Taking the listing below line by line, tally those that contain the string "from". Give the total alone.
Start of Block
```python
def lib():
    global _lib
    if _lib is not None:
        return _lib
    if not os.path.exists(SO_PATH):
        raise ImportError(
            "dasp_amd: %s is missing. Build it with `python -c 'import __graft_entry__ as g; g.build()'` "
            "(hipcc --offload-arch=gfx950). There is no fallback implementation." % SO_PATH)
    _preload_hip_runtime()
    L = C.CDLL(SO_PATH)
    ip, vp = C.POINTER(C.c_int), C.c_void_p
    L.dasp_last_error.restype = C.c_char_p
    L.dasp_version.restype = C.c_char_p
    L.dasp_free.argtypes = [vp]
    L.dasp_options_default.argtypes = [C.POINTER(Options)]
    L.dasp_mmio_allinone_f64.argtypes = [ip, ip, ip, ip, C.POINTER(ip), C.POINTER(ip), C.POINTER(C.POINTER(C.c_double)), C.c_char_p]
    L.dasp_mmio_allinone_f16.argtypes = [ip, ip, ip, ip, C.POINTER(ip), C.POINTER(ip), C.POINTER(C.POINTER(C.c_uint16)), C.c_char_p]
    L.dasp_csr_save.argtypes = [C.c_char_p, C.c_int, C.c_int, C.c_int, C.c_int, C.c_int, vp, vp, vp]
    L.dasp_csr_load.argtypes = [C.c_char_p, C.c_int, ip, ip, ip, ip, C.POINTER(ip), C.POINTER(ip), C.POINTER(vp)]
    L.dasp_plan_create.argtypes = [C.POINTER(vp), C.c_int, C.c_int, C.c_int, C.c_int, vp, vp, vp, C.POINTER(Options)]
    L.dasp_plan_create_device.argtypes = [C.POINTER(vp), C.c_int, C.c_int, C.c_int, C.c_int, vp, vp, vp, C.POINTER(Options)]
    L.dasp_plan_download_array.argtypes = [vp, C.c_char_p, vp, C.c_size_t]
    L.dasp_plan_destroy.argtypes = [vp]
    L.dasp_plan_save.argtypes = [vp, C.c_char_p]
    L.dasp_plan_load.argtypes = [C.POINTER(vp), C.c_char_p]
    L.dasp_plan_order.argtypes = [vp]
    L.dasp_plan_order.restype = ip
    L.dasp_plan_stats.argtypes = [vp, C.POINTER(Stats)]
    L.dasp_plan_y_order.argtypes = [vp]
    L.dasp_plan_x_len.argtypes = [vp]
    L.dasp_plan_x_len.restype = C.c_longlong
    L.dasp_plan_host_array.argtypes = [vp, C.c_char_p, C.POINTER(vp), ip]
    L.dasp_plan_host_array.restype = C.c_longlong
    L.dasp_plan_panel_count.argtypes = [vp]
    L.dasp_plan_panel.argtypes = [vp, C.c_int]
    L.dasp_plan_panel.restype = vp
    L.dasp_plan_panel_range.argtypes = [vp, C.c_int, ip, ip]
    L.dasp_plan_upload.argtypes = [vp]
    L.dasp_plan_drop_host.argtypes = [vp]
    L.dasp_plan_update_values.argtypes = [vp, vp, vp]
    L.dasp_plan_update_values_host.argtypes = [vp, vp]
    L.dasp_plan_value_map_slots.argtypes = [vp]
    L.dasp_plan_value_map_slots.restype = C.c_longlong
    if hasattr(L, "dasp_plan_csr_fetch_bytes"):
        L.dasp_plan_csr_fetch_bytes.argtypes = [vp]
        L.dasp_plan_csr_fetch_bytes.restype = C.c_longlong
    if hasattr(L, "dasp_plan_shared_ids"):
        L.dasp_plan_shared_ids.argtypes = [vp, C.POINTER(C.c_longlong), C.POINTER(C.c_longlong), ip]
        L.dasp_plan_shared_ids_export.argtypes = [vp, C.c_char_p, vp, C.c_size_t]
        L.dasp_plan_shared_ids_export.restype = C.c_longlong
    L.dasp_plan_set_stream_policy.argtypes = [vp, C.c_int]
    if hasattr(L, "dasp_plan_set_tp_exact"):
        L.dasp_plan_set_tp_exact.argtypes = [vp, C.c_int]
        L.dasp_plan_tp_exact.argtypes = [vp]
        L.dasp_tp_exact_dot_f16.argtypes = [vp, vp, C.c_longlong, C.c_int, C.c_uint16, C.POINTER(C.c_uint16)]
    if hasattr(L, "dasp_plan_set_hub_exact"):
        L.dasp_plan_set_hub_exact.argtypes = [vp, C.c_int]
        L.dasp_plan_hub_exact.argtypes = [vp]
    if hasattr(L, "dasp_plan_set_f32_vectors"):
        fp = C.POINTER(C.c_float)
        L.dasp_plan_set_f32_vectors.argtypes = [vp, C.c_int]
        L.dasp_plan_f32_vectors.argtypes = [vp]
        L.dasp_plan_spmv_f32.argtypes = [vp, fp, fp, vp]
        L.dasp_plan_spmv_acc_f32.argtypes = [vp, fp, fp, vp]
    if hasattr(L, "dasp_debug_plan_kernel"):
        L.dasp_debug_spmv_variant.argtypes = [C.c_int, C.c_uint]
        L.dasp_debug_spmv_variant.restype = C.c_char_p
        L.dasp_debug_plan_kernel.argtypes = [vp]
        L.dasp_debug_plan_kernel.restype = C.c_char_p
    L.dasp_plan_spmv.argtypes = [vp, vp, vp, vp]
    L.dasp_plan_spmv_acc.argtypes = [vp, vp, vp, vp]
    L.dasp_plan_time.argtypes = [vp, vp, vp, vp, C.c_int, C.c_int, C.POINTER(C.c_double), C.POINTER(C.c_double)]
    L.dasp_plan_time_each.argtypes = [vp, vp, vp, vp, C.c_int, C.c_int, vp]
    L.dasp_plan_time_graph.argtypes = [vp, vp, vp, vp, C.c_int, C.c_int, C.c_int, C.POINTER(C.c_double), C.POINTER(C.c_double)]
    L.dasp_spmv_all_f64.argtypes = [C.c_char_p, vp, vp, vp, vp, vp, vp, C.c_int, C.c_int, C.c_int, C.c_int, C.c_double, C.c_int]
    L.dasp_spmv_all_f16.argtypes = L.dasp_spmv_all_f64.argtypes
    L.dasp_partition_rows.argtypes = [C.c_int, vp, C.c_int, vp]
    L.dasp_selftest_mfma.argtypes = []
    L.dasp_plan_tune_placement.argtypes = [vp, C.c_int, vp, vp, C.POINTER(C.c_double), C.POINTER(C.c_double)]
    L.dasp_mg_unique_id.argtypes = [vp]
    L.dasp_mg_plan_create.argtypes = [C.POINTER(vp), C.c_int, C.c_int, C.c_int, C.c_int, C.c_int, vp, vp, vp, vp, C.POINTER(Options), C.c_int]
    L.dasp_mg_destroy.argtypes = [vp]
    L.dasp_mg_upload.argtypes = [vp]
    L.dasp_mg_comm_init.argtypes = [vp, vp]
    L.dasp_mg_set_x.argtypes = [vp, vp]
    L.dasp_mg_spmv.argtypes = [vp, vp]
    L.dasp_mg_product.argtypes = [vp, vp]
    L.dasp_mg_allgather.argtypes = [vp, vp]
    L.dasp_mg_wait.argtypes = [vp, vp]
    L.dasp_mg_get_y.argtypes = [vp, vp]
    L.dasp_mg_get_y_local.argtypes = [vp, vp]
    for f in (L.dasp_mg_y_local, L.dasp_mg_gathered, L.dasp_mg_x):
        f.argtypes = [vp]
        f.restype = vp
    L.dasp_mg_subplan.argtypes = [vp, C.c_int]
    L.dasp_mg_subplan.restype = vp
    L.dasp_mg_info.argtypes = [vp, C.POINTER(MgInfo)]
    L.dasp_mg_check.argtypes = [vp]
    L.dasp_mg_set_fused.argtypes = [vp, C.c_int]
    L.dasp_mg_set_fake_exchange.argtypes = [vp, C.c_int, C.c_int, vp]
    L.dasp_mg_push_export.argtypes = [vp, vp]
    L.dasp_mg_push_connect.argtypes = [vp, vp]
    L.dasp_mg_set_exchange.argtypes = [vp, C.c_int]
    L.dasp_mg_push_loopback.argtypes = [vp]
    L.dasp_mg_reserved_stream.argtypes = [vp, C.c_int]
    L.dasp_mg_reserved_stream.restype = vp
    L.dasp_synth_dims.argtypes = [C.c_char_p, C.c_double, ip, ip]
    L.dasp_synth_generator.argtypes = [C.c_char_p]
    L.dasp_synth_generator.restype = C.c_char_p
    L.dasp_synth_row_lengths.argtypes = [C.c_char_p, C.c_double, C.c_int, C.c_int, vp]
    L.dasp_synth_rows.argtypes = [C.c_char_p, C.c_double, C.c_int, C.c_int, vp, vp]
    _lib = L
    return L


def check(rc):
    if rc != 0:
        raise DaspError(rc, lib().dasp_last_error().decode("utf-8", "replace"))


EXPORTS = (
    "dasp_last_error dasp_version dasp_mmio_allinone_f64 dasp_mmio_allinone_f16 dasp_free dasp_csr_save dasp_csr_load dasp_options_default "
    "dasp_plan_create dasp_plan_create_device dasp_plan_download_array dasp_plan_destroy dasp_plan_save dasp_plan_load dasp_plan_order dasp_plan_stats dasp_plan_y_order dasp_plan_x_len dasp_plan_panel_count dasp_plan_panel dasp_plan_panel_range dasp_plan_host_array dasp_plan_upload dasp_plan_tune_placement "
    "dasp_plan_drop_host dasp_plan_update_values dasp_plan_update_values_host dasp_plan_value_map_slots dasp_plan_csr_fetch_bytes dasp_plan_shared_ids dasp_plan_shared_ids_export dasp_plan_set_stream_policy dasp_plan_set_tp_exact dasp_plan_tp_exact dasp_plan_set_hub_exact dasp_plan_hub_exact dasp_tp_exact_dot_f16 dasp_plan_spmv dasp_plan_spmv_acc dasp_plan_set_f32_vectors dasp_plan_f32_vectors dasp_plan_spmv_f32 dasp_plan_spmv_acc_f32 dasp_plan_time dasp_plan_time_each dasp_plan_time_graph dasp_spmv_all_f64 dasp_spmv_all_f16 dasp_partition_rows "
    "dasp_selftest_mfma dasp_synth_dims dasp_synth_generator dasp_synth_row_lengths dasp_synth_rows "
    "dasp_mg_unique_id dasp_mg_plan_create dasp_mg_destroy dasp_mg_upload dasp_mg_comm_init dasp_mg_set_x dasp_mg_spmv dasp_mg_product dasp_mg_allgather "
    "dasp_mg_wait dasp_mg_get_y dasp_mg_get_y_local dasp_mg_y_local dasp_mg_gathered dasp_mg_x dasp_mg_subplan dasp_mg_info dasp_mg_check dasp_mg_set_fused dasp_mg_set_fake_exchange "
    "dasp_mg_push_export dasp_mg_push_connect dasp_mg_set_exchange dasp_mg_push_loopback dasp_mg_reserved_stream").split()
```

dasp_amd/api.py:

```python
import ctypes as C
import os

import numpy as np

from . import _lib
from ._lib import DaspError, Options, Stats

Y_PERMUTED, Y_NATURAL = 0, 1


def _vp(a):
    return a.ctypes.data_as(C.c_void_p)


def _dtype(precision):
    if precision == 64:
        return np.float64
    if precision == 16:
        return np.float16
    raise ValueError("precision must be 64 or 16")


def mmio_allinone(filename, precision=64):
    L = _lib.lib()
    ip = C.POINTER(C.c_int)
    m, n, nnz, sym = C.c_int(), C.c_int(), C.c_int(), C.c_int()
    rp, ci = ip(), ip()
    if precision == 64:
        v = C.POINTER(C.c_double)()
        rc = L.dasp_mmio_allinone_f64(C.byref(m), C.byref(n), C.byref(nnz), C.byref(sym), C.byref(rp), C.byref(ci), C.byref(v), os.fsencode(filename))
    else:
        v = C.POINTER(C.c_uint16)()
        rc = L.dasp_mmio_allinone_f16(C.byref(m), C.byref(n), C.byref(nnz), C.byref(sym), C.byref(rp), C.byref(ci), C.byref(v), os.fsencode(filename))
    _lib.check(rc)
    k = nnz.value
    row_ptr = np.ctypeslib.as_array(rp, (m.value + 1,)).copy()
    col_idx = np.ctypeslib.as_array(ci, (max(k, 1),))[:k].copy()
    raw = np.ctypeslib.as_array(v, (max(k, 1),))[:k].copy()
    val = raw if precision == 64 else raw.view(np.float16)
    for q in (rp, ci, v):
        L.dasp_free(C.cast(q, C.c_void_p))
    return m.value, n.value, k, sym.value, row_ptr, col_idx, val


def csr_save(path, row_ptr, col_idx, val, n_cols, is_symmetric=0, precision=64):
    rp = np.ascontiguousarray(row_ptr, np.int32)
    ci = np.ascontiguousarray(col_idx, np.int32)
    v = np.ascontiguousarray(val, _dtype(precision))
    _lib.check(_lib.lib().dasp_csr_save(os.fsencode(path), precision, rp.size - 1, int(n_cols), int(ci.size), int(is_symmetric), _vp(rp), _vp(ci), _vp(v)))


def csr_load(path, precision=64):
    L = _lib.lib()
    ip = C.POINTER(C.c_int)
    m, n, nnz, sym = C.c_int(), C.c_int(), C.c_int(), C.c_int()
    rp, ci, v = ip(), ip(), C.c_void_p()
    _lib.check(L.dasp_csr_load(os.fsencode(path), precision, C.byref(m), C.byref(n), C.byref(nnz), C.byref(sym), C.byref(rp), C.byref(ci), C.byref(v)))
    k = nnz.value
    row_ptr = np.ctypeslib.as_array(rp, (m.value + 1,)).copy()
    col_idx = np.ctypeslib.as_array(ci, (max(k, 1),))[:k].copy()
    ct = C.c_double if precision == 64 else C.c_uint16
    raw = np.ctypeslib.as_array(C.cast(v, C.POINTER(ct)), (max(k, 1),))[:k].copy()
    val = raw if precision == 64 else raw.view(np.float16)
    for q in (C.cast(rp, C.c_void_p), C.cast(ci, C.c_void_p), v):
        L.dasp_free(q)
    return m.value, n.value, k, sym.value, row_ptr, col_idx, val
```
End of Block
> [Completed exercise]:
2